Up through the line that contains "p[ks].h[j2] = hi;", retype the entries exactly, beginning at the very first line.

━━ Material to process ━━

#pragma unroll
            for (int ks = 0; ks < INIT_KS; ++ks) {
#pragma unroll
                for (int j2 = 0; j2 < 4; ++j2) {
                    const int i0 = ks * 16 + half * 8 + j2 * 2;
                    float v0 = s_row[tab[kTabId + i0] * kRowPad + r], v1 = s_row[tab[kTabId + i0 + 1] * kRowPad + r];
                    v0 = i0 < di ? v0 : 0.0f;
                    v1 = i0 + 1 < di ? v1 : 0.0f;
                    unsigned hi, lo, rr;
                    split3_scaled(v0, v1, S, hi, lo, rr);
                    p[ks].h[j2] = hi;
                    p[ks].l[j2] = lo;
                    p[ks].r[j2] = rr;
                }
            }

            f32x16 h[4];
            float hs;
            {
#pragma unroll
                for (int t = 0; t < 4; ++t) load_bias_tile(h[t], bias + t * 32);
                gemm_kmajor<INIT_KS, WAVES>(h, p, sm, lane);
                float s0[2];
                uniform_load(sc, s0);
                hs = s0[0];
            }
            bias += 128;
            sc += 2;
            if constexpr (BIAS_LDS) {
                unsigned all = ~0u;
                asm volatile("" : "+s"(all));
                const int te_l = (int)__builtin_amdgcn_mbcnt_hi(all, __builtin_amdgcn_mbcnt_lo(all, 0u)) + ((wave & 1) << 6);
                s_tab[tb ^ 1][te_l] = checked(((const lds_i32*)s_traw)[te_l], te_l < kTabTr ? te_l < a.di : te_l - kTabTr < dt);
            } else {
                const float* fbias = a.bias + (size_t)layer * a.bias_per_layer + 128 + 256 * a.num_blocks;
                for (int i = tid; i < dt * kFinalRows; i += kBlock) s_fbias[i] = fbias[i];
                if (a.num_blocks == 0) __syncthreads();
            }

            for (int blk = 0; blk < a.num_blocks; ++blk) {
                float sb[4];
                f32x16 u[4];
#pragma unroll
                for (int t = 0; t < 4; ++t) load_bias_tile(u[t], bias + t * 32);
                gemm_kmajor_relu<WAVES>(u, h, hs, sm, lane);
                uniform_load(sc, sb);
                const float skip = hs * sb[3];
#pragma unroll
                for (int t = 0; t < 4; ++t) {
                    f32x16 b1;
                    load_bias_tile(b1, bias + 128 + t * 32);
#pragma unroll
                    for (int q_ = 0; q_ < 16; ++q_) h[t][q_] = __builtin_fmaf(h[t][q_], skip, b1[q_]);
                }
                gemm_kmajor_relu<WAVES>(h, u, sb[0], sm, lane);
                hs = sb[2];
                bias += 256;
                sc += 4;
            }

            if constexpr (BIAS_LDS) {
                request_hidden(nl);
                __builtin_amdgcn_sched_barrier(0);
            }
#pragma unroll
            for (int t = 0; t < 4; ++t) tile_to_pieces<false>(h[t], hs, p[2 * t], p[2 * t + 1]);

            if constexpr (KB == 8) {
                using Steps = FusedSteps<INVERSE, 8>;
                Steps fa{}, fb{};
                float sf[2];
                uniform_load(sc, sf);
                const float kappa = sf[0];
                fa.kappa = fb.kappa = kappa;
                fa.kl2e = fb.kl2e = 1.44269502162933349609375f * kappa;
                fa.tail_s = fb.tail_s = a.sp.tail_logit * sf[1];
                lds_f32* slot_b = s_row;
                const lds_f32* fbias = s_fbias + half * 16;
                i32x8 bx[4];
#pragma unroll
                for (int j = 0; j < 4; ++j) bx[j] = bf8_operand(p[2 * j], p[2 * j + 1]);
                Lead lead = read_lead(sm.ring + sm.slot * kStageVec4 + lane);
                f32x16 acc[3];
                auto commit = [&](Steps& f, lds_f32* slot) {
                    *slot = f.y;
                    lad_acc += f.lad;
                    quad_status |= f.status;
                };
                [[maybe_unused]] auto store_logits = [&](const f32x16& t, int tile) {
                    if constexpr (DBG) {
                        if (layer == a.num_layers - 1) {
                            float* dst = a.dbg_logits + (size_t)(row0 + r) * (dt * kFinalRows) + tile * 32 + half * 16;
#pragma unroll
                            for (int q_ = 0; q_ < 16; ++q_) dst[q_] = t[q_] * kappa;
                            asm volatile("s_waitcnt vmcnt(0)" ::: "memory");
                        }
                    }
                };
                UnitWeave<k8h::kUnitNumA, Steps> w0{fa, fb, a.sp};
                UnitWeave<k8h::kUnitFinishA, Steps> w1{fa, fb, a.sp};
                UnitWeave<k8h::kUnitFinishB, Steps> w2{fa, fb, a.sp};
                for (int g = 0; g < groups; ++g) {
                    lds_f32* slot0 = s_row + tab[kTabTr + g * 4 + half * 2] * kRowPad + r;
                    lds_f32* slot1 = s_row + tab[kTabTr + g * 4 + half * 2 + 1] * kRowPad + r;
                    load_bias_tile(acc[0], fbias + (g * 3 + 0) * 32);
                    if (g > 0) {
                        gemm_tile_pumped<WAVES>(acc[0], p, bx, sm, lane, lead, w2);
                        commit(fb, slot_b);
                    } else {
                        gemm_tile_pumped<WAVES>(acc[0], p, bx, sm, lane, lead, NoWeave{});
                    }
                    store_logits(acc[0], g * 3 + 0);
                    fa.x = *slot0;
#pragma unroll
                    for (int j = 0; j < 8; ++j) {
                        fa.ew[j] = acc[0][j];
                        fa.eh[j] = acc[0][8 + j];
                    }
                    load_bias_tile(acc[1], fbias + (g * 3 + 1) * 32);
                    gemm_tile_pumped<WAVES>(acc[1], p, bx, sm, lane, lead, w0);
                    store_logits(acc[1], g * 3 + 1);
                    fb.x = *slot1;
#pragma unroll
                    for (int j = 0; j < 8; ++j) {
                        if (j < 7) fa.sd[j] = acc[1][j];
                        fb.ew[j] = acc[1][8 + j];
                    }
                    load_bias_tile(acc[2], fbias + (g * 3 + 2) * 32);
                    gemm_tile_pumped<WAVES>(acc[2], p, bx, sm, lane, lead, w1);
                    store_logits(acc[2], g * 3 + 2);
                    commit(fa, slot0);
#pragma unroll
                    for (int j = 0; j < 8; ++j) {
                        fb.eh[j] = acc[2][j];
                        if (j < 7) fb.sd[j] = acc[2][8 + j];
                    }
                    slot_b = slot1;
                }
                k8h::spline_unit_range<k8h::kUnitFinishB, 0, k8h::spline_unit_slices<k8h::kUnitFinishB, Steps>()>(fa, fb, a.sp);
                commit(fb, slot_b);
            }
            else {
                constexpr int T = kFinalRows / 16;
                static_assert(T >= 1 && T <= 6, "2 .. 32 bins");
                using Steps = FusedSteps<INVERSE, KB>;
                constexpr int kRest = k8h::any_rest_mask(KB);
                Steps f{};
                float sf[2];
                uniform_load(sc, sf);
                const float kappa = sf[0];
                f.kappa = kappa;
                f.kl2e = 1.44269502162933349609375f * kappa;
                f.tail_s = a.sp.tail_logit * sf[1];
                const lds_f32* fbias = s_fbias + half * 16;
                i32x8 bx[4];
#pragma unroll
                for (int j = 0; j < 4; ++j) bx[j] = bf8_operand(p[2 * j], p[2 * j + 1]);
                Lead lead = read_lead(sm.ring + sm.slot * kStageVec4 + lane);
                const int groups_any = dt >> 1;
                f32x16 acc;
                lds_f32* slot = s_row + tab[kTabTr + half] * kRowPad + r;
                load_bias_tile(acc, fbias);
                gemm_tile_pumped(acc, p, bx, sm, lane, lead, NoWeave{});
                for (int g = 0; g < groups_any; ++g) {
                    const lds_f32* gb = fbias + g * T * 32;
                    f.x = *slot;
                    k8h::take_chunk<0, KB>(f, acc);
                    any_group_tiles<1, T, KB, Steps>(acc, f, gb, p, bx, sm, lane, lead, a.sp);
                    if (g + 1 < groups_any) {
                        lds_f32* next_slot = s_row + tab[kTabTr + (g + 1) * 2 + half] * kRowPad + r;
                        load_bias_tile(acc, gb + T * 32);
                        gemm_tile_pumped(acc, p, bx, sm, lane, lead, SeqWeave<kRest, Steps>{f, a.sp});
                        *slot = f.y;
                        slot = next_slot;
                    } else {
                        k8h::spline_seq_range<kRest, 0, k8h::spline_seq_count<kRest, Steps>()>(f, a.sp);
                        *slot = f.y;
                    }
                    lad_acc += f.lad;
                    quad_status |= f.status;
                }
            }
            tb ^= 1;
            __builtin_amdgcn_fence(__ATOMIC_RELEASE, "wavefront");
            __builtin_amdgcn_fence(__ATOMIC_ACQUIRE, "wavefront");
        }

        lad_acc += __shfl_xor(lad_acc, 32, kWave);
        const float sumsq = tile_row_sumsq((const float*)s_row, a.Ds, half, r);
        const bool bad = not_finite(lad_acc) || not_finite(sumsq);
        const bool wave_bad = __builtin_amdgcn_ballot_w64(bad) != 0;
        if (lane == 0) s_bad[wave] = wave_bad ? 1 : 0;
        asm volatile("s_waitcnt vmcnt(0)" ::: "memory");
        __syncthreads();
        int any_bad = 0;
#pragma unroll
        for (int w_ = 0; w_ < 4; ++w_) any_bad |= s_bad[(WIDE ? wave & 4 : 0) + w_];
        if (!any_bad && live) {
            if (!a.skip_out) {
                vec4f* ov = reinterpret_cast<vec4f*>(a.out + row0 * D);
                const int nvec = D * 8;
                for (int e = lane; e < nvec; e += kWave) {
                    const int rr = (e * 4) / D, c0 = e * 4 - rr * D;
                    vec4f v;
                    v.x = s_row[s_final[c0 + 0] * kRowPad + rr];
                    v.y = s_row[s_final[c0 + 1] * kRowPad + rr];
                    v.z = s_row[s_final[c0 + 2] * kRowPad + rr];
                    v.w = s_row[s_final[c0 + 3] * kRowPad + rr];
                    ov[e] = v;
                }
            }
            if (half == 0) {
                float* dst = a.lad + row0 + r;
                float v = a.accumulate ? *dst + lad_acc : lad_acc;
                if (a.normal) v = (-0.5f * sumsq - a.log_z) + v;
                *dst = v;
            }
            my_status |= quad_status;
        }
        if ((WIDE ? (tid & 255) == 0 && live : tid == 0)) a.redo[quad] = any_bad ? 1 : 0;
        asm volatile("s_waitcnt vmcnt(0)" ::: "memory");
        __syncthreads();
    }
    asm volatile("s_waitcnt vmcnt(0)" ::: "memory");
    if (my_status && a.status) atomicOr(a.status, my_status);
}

━━━

### [Result of the exercise]
#pragma unroll
            for (int ks = 0; ks < INIT_KS; ++ks) {
#pragma unroll
                for (int j2 = 0; j2 < 4; ++j2) {
                    const int i0 = ks * 16 + half * 8 + j2 * 2;
                    float v0 = s_row[tab[kTabId + i0] * kRowPad + r], v1 = s_row[tab[kTabId + i0 + 1] * kRowPad + r];
                    v0 = i0 < di ? v0 : 0.0f;
                    v1 = i0 + 1 < di ? v1 : 0.0f;
                    unsigned hi, lo, rr;
                    split3_scaled(v0, v1, S, hi, lo, rr);
                    p[ks].h[j2] = hi;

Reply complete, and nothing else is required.